JAKARTA – Website sistem meterai elektronik BUMN Perum Peruri mengalami eror sejak kemarin hingga pagi ini, Rabu (4/9). Alhasil ribuan warganet menggeruduk media sosial Peruri baik Instagram dan juga X.
Diketahui meterai elektronik atau E-Meterai merupakan bagian dari proses pendaftaran kontestan Calon Aparatur Sipil Negara (CASN) 2024.
Ketidaksiapan sistem pada proses rekrutmen CPNS ini menghasilkan warganet marah. Terlebih, batas akhir pendaftaran adalah pada 6 September 2024.

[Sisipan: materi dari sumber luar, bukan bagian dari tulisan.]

## Files before the change

### cwipc_util_b200/csrc/outliers.cu

```cuda
#include <algorithm>
#include <cmath>
#include <cstdlib>
#include <cstring>
#include <mutex>

#include "device_utils.cuh"
#include "kernels.hpp"
#include "radix_sort.hpp"

namespace cwcu {

namespace {

constexpr int KG_MAX_LEVELS = 14;

struct GridParams {
    float gmin[3];
    float inv_h;
    float h;
    float rc;
    float rc_far;
    int second_min;
    int second_max;
    int gdim[3];
    int idxbits;
    int top_level;
    int bands;
    int band_bits;
    int xdim;
    uint32_t table_off[KG_MAX_LEVELS];
};
struct BandLut {
    uint8_t rank[256];
};

__host__ __device__ __forceinline__ int level_dim(int gdim, int level) { return ((gdim - 1) >> level) + 1; }

__device__ __forceinline__ uint32_t table_index(const GridParams &gp, int level, uint32_t x, uint32_t y, uint32_t z) {
    const uint32_t dx = (uint32_t)level_dim(gp.gdim[0], level), dy = (uint32_t)level_dim(gp.gdim[1], level);
    return gp.table_off[level] + (z * dy + y) * dx + x;
}

__device__ __forceinline__ uint64_t spread3(uint32_t v) {
    uint64_t x = v & 0x1fffffu;
    x = (x | x << 32) & 0x1f00000000ffffull;
    x = (x | x << 16) & 0x1f0000ff0000ffull;
    x = (x | x << 8) & 0x100f00f00f00f00full;
    x = (x | x << 4) & 0x10c30c30c30c30c3ull;
    x = (x | x << 2) & 0x1249249249249249ull;
    return x;
}
__device__ __forceinline__ uint32_t compact3(uint64_t x) {
    x &= 0x1249249249249249ull;
    x = (x | x >> 2) & 0x10c30c30c30c30c3ull;
    x = (x | x >> 4) & 0x100f00f00f00f00full;
    x = (x | x >> 8) & 0x1f0000ff0000ffull;
    x = (x | x >> 16) & 0x1f00000000ffffull;
    x = (x | x >> 32) & 0x1fffffull;
    return (uint32_t)x;
}
__device__ __forceinline__ uint64_t morton3(uint32_t x, uint32_t y, uint32_t z) { return (spread3(x) << 2) | (spread3(y) << 1) | spread3(z); }

__device__ __forceinline__ float cell_u(float x, float gmin, float inv_h) { return __fmul_rn(__fsub_rn(x, gmin), inv_h); }
__device__ __forceinline__ int cell_of(float u, int gdim) { return min(max((int)floorf(u), 0), gdim - 1); }

__device__ __forceinline__ float dist2(const Point16 &a, const Point16 &b) {
    const float dx = __fsub_rn(a.x, b.x), dy = __fsub_rn(a.y, b.y), dz = __fsub_rn(a.z, b.z);
    return __fadd_rn(__fadd_rn(__fmul_rn(dx, dx), __fmul_rn(dy, dy)), __fmul_rn(dz, dz));
}

__global__ void __launch_bounds__(256) knn_keygen_kernel(const cwipc_point *__restrict__ pts, uint32_t n, const __grid_constant__ GridParams gp, const __grid_constant__ BandLut lut,
                                                          uint64_t *__restrict__ keys, uint2 *__restrict__ table, uint32_t table_words2) {
    for (uint32_t i = blockIdx.x * blockDim.x + threadIdx.x; i < table_words2; i += gridDim.x * blockDim.x) table[i] = make_uint2(0u, 0u);
    for (uint32_t i = blockIdx.x * blockDim.x + threadIdx.x; i < n; i += gridDim.x * blockDim.x) {
        const Point16 p = ld_point_stream(pts, i);
        uint32_t cx = cell_of(cell_u(p.x, gp.gmin[0], gp.inv_h), gp.xdim);
        const uint32_t cy = cell_of(cell_u(p.y, gp.gmin[1], gp.inv_h), gp.gdim[1]);
        const uint32_t cz = cell_of(cell_u(p.z, gp.gmin[2], gp.inv_h), gp.gdim[2]);
        if (gp.bands > 1) cx += (uint32_t)lut.rank[pt_tile(p)] << gp.band_bits;
        keys[i] = (morton3(cx, cy, cz) << gp.idxbits) | i;
    }
}

__global__ void __launch_bounds__(256) knn_layout_kernel(const uint64_t *__restrict__ sorted, uint32_t n, GridParams gp, const cwipc_point *__restrict__ pts,
                                                          cwipc_point *__restrict__ spts, uint2 *__restrict__ table) {
    const uint64_t idxmask = (1ull << gp.idxbits) - 1ull;
    for (uint32_t i = blockIdx.x * blockDim.x + threadIdx.x; i < n; i += gridDim.x * blockDim.x) {
        const uint64_t word = sorted[i];
        st_point(spts, i, ld_point(pts, (size_t)(word & idxmask)));
        const uint64_t code = word >> gp.idxbits;
        int top;
        uint64_t prev = 0;
        if (i == 0) {
            top = gp.top_level;
        } else {
            prev = sorted[i - 1] >> gp.idxbits;
            const uint64_t diff = code ^ prev;
            top = diff ? min((63 - __clzll((long long)diff)) / 3, gp.top_level) : -1;
        }
        if (top >= 0) {
            const uint32_t cx = compact3(code >> 2), cy = compact3(code >> 1), cz = compact3(code);
            const uint32_t px = compact3(prev >> 2), py = compact3(prev >> 1), pz = compact3(prev);
            for (int l = 0; l <= top; l++) {
                table[table_index(gp, l, cx >> l, cy >> l, cz >> l)].x = i;
                if (i > 0) table[table_index(gp, l, px >> l, py >> l, pz >> l)].y = i;
            }
// ... 24 lines not shown
        if (!done) {
            if (t0 == 0) t0 = clock64();
            else if (clock64() - t0 > 4000000000ll) __trap();
        }
    } while (!done);
}
__device__ __forceinline__ void bulk_g2s(void *dst, const void *src, uint32_t bytes, uint64_t *bar) {
    asm volatile("cp.async.bulk.shared::cluster.global.mbarrier::complete_tx::bytes [%0], [%1], %2, [%3];" ::"r"(smem_u32(dst)), "l"(src), "r"(bytes),
                 "r"(smem_u32(bar))
                 : "memory");
}

template <int N>
__device__ __forceinline__ void bitonic_sort_asc(float (&a)[N]) {
#pragma unroll
    for (int k = 2; k <= N; k <<= 1) {
#pragma unroll
        for (int j = k >> 1; j > 0; j >>= 1) {
#pragma unroll
            for (int i = 0; i < N; i++) {
                const int l = i ^ j;
                if (l > i) {
                    const float lo = fminf(a[i], a[l]), hi = fmaxf(a[i], a[l]);
                    const bool up = (i & k) == 0;
                    a[i] = up ? lo : hi;
                    a[l] = up ? hi : lo;
                }
            }
        }
    }
}
template <int N>
__device__ __forceinline__ void bitonic_merge_asc(float (&a)[N]) {
#pragma unroll
    for (int j = N >> 1; j > 0; j >>= 1) {
#pragma unroll
        for (int i = 0; i < N; i++) {
            const int l = i ^ j;
            if (l > i) {
                const float lo = fminf(a[i], a[l]), hi = fmaxf(a[i], a[l]);
                a[i] = lo;
                a[l] = hi;
            }
        }
    }
}
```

“Rakyat di dalam paksa digital, sistem nya sendiri belum siap. LAWAK!,” tulis akun Instagram @bimatejakusuma di komentarnya pada postingan Instagram @peruri.indonesia,
Dikonfirmasi terpisah, Sandi (26) mengakui dirinya mengalami kesulitan pada mengakses E-Meterai pada website Peruri sejak Selasa (3/9).
“Benar, saya gak sanggup nih akses website utama e-meterai Peruri identik belasan mitranya, error kemudian gak tersedia e-meterainya,” kata Sandi terhadap MNC Portal, Rabu (4/9).
Sejatinya, Peruri sudah memberikan alternatif bagi calon pendaftar ASN untuk mengakses e-meterai melalui mitra reseller lainnya. Sayangnya, masih terdapat kendala yang tersebut dialami.
“Di mitranya masih gak bisa, ini telah mendekati deadline,” terang Sandi.
Sebagai catatan, bahwa dokumen CPNS wajib dibubuhkan e-meterai sebagai tanda sah juga bukti legal. E-meterai juga digunakan untuk melakukan konfirmasi setiap dokumen telah memenuhi persyaratan yang dimaksud ditetapkan panitia seleksi.
Dalam rilisnya pada 19 Agustus 2024, Peruri mulai meluncurkan website e-Meterai melalui https://meterai-elektronik.com/ yang dimaksud dirancang khusus untuk memudahkan kontestan CASN di membeli serta menggunakan e-Meterai untuk berbagai keperluan dokumen pendaftaran.
“Website e-Meterai https://meterai-elektronik.com/ mendapatkan jaminan dari PERURI yang dimaksud telah terjadi dilengkapi dengan sistem refund dana bagi para calon kontestan dengan kuota e-Meterai yang tidaklah digunakan di satu invoice pembelian.” terangnya.